Saved entries:

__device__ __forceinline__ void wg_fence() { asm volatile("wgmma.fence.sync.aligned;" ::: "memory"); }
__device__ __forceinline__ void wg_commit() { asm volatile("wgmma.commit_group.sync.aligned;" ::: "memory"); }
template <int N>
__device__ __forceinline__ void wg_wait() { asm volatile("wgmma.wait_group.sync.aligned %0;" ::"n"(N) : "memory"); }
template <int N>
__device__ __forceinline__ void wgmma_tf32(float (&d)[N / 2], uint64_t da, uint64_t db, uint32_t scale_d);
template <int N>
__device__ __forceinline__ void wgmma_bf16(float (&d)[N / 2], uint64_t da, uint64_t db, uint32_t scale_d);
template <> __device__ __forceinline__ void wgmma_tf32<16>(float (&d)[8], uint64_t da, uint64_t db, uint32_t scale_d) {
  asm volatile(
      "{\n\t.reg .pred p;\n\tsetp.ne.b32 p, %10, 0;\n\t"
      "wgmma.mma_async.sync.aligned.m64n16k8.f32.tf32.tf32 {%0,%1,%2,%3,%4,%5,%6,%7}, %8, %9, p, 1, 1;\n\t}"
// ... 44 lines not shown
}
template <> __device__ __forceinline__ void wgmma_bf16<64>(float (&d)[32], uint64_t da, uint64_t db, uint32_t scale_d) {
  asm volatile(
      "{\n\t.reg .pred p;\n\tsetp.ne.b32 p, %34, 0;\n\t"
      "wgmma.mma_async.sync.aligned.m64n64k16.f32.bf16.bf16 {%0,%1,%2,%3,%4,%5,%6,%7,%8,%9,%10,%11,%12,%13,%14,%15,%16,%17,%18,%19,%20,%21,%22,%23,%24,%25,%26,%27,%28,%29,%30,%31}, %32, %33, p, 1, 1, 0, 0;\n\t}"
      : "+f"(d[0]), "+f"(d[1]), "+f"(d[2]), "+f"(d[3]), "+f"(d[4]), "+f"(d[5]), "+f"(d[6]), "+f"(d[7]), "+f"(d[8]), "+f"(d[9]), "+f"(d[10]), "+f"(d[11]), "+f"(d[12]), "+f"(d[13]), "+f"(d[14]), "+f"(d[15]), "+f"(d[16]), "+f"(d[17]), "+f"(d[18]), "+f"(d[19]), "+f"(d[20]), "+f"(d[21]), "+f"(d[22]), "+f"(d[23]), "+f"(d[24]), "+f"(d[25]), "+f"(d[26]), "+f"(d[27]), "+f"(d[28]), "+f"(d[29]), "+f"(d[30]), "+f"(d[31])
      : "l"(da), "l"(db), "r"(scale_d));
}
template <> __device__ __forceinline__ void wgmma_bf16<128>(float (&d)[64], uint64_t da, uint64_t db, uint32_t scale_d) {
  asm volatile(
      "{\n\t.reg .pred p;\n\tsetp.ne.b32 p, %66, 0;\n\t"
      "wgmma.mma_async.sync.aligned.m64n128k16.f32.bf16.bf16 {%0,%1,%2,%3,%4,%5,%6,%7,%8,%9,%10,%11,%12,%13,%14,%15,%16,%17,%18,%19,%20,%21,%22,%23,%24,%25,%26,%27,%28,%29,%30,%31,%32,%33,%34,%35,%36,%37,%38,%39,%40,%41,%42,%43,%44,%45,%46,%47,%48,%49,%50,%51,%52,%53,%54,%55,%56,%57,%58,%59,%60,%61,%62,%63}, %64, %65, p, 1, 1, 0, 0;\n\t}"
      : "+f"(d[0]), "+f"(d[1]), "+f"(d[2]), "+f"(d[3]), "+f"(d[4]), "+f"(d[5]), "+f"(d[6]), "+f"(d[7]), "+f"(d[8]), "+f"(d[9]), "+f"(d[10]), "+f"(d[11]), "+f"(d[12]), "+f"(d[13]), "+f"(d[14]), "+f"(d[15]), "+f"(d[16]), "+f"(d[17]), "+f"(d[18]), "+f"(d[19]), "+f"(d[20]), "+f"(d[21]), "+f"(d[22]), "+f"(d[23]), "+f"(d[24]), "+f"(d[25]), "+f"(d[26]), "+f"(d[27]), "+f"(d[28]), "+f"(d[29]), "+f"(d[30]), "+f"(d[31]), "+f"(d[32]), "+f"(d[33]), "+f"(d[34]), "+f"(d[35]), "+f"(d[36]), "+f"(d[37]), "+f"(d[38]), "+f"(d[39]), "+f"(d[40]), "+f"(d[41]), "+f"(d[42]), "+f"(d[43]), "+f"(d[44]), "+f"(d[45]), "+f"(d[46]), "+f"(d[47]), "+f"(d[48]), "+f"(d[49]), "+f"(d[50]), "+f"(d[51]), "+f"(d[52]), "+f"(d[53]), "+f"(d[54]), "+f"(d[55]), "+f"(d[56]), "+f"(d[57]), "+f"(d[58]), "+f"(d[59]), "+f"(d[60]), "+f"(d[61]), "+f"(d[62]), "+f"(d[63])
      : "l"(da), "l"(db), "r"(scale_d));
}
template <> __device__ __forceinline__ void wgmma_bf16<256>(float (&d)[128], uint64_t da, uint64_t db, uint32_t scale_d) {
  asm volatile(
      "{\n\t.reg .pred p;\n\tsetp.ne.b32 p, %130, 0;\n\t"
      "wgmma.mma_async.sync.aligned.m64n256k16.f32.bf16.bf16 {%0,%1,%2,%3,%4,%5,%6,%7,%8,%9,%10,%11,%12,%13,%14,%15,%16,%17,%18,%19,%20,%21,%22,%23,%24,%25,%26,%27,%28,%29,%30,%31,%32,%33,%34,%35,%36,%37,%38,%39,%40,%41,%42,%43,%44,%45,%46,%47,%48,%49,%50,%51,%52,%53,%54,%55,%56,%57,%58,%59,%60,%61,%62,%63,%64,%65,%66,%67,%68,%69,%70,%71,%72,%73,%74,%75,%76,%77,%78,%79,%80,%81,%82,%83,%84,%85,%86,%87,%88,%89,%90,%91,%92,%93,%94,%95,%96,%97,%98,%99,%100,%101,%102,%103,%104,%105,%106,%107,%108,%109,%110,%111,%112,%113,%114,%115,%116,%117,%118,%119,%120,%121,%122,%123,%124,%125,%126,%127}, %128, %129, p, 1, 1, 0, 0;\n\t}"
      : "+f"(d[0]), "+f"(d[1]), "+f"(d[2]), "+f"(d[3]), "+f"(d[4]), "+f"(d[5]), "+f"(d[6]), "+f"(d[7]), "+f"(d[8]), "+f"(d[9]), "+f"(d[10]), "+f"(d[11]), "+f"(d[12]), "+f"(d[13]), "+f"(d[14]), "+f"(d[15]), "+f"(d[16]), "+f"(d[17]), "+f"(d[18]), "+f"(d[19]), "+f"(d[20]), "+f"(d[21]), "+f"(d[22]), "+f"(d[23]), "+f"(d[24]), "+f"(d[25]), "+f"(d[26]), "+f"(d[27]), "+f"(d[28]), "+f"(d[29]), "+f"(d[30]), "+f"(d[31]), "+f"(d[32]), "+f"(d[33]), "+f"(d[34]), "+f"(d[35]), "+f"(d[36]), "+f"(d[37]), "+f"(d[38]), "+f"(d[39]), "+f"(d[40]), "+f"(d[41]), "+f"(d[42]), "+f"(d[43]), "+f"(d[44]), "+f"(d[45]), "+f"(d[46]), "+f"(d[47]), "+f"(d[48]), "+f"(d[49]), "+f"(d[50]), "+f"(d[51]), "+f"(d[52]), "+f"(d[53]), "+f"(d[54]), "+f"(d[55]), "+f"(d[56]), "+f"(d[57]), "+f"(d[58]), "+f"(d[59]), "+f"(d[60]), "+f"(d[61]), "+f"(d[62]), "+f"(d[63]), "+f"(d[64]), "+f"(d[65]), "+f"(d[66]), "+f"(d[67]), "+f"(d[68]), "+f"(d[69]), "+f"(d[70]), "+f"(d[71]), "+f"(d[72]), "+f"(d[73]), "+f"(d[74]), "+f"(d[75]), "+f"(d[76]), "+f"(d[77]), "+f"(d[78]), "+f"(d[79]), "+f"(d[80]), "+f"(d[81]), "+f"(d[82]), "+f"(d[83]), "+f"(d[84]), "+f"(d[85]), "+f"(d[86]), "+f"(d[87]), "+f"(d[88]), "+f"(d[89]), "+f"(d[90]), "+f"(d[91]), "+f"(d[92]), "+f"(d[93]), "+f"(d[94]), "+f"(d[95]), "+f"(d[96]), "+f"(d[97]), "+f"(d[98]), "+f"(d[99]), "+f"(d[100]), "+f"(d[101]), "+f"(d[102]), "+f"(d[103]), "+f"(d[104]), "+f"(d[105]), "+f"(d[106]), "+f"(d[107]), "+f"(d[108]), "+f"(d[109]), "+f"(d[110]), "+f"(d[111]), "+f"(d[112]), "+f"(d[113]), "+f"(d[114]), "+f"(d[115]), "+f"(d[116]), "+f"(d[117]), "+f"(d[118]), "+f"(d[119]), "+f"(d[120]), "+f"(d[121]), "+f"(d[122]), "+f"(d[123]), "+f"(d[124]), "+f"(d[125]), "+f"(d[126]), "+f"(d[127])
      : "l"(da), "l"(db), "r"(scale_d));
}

Work to be completed: The answer must be all the lines above that hold the word "float".

Expected answer:
__device__ __forceinline__ void wgmma_tf32(float (&d)[N / 2], uint64_t da, uint64_t db, uint32_t scale_d);
__device__ __forceinline__ void wgmma_bf16(float (&d)[N / 2], uint64_t da, uint64_t db, uint32_t scale_d);
template <> __device__ __forceinline__ void wgmma_tf32<16>(float (&d)[8], uint64_t da, uint64_t db, uint32_t scale_d) {
template <> __device__ __forceinline__ void wgmma_bf16<64>(float (&d)[32], uint64_t da, uint64_t db, uint32_t scale_d) {
template <> __device__ __forceinline__ void wgmma_bf16<128>(float (&d)[64], uint64_t da, uint64_t db, uint32_t scale_d) {
template <> __device__ __forceinline__ void wgmma_bf16<256>(float (&d)[128], uint64_t da, uint64_t db, uint32_t scale_d) {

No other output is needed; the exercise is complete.